Below, find each line holding "tail" and state how many there are, using the number alone.

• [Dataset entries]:
_ _ _

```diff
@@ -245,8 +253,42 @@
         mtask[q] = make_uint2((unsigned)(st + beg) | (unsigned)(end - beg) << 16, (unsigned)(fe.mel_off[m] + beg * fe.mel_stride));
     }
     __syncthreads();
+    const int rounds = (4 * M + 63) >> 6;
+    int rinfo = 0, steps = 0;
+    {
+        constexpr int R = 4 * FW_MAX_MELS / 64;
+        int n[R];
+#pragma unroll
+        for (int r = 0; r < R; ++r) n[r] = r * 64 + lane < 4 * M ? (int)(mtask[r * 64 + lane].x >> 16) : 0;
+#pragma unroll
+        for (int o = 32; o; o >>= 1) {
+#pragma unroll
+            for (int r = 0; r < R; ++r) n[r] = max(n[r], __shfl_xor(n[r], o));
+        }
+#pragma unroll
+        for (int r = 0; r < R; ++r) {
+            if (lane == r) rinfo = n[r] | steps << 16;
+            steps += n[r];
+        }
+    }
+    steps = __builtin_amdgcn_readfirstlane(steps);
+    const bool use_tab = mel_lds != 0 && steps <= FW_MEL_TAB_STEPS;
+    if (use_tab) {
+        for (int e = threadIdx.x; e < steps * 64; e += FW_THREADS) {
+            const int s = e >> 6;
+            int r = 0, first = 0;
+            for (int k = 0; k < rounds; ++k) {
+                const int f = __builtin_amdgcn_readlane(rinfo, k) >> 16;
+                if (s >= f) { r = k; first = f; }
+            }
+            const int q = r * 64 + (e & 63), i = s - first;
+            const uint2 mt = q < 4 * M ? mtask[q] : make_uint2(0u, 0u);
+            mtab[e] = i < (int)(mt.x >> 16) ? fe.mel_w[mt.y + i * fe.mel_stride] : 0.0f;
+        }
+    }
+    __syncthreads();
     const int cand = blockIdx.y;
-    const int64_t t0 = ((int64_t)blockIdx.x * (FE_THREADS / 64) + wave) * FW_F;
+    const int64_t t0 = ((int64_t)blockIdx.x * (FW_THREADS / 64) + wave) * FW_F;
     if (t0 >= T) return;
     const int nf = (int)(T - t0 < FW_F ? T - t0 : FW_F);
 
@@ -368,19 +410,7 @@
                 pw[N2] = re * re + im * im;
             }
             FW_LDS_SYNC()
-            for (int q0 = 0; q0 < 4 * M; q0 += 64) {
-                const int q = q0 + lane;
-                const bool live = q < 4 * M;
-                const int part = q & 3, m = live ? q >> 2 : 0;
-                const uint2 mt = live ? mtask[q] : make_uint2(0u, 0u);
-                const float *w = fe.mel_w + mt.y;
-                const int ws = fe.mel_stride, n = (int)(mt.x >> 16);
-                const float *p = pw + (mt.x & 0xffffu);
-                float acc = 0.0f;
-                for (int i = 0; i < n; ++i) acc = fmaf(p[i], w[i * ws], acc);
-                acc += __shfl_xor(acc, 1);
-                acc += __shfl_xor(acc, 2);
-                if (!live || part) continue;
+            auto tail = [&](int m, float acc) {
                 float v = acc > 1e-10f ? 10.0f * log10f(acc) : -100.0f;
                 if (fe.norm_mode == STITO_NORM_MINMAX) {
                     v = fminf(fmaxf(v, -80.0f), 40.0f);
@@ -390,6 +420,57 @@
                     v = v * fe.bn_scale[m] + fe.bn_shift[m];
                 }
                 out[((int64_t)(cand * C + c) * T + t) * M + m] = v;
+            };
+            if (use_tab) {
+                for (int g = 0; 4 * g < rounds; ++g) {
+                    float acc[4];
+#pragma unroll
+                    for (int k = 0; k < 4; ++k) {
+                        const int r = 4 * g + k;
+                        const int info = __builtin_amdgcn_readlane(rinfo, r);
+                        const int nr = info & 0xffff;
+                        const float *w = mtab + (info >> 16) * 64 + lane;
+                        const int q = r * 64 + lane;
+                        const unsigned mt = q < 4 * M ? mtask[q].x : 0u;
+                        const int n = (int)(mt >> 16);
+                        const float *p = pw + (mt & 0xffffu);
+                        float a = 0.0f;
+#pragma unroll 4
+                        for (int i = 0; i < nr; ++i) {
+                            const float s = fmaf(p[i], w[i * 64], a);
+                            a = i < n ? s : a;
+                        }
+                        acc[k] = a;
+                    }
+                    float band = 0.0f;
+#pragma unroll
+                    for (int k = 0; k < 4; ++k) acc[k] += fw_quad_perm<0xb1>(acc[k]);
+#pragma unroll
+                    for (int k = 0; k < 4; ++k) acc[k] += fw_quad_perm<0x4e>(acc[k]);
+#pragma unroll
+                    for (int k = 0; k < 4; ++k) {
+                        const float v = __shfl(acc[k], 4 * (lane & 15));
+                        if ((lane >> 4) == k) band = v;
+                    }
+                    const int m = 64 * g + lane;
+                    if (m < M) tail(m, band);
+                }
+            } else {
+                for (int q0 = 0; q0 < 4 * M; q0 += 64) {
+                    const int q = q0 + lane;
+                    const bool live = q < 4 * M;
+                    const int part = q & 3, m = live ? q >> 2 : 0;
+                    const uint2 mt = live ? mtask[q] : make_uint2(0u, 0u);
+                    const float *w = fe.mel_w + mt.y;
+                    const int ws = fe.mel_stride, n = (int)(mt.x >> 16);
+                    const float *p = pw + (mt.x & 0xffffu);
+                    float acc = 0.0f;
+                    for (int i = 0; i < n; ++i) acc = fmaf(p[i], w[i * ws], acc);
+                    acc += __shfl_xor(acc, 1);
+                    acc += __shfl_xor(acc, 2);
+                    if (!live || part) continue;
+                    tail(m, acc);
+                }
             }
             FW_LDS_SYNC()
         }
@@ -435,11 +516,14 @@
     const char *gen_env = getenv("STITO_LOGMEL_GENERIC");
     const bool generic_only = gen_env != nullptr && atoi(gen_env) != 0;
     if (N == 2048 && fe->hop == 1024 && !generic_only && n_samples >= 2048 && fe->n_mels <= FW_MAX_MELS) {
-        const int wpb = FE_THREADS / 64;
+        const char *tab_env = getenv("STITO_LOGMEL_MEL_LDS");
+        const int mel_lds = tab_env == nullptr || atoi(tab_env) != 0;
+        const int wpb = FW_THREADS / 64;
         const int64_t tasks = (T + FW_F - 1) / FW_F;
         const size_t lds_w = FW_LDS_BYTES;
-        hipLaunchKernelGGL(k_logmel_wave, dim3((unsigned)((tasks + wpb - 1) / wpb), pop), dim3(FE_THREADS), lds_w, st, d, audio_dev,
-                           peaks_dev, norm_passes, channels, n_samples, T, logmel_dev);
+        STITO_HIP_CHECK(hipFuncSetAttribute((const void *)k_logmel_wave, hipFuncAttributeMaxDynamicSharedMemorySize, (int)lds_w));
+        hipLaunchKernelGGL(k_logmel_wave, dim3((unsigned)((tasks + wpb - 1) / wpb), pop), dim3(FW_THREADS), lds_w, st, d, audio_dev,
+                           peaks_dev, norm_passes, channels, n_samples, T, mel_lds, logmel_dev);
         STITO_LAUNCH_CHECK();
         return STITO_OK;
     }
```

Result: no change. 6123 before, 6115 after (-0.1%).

_ _ _

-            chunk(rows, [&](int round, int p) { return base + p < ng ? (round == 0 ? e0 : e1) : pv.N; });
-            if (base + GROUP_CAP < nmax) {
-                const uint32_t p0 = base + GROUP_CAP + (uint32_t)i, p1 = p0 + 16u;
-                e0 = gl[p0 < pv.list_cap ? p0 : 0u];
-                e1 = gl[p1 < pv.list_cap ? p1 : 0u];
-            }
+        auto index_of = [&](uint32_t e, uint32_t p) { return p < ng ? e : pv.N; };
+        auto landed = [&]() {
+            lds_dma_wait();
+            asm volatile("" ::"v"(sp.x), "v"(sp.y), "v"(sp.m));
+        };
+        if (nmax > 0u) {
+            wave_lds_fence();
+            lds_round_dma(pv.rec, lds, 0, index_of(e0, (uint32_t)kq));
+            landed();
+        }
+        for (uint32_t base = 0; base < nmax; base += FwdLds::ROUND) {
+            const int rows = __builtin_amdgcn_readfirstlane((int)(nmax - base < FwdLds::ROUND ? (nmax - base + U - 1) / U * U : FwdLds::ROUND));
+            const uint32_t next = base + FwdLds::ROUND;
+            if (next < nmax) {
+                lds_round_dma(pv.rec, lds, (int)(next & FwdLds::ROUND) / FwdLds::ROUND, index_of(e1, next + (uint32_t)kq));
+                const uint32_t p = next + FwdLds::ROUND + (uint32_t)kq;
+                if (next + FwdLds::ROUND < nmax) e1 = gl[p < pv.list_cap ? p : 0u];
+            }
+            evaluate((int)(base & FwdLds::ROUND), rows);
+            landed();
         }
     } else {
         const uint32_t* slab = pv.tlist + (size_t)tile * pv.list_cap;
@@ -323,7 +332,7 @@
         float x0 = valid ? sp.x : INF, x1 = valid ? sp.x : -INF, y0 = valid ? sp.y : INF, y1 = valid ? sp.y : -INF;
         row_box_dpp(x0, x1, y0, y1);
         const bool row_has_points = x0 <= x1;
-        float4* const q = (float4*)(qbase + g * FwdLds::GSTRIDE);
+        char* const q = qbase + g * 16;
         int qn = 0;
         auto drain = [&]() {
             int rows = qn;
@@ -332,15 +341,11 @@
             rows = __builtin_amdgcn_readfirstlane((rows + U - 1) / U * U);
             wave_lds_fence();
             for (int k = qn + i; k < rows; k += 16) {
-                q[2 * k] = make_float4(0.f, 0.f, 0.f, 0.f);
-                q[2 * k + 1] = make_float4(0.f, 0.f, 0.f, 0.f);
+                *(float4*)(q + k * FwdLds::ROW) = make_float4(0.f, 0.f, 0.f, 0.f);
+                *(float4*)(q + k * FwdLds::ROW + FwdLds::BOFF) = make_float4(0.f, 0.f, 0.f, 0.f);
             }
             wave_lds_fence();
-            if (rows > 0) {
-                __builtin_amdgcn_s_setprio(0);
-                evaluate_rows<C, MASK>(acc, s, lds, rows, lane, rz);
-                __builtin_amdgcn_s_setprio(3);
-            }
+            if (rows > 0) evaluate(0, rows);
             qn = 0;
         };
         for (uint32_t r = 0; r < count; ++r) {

_ _ _

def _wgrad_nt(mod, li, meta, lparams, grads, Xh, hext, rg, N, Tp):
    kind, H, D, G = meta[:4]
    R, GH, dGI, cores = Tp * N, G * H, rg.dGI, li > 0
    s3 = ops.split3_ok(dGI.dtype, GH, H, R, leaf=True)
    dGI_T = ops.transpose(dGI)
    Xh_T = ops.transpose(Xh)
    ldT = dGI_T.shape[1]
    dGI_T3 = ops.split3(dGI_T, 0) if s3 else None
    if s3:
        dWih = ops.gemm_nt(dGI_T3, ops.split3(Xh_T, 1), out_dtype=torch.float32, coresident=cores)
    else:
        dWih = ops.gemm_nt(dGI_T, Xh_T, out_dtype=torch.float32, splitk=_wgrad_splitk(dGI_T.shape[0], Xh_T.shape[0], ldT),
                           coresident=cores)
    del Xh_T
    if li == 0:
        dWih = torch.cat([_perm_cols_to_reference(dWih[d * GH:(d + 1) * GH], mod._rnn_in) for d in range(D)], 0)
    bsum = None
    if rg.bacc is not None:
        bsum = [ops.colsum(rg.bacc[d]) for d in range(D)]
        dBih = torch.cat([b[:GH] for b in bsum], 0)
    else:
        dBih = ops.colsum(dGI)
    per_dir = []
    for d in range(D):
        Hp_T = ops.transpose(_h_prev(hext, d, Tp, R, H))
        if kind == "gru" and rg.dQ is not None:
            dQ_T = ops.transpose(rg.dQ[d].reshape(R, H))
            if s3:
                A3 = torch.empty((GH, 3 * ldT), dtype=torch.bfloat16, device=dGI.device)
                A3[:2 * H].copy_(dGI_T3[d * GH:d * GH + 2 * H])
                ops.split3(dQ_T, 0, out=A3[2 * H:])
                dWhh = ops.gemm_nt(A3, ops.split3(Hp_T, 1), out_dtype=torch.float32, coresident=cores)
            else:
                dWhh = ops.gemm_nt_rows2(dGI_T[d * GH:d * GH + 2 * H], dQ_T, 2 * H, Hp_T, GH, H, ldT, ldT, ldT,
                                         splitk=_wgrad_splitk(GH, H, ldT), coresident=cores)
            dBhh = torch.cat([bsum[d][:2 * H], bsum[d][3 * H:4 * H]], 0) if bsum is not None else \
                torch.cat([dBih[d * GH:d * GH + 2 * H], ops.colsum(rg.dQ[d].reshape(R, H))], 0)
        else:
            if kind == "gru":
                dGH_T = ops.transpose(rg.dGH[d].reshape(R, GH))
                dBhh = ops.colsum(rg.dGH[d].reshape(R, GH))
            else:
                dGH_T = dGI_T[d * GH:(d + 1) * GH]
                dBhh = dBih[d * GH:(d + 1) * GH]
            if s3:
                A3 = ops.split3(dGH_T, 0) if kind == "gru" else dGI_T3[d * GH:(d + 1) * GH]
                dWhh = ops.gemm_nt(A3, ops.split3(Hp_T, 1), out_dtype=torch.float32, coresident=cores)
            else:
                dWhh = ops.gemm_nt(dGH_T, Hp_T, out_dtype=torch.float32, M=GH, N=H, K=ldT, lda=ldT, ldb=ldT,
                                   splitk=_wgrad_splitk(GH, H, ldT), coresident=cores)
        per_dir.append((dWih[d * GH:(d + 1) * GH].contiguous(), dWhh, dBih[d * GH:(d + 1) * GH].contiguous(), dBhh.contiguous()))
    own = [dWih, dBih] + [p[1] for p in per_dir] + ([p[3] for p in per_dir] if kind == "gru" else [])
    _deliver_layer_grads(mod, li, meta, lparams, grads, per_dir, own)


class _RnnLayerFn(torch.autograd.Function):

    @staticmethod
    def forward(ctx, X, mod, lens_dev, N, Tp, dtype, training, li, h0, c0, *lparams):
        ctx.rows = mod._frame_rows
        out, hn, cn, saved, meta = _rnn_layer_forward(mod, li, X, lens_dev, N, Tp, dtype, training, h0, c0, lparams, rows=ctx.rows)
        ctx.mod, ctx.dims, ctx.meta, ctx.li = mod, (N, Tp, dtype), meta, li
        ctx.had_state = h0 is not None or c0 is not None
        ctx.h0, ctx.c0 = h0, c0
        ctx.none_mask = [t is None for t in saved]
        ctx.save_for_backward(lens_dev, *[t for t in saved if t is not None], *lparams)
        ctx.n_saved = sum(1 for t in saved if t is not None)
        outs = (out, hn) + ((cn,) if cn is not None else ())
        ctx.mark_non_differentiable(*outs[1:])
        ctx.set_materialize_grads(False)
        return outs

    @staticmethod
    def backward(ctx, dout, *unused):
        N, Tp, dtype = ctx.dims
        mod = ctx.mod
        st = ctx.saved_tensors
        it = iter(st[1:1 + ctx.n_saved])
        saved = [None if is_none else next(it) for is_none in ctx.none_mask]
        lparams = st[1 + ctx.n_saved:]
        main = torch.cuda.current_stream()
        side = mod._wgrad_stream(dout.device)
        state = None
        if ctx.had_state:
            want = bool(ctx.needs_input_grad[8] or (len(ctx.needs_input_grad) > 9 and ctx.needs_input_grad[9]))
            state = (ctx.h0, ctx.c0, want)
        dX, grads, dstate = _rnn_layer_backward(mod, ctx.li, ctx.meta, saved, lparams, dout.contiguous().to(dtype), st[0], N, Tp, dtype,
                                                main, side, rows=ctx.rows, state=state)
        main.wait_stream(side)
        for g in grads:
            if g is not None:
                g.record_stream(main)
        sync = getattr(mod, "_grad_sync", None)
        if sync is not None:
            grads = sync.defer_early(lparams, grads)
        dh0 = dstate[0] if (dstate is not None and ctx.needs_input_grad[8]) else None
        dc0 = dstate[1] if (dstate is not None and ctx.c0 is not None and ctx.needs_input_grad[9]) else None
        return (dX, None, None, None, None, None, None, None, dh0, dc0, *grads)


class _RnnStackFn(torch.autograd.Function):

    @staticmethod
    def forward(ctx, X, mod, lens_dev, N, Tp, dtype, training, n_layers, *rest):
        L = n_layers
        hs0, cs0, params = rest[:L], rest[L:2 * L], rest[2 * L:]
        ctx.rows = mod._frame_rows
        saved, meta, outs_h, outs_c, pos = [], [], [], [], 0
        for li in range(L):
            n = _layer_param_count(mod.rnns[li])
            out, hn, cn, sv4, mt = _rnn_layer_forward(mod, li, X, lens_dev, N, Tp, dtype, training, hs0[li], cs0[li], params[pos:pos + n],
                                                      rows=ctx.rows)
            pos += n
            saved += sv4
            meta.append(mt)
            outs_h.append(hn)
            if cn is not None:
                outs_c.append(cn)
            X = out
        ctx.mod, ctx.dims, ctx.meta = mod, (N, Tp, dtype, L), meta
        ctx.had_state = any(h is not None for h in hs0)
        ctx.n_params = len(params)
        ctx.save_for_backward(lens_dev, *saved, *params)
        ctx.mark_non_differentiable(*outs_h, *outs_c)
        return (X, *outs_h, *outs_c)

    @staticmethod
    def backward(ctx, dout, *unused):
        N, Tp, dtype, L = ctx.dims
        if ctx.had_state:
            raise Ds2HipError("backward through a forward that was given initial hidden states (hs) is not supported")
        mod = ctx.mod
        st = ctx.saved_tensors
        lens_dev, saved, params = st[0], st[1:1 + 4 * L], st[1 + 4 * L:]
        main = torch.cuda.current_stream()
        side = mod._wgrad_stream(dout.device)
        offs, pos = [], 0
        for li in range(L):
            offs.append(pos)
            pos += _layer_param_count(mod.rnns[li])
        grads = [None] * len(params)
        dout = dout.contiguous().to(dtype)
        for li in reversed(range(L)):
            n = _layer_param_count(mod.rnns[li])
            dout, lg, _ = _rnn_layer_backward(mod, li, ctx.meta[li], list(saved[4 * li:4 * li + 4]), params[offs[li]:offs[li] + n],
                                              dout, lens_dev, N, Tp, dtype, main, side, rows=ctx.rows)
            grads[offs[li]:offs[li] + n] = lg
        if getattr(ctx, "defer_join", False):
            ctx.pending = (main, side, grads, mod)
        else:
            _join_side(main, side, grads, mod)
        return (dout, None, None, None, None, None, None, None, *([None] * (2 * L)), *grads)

_ _ _

• [TASK RESULT]:
3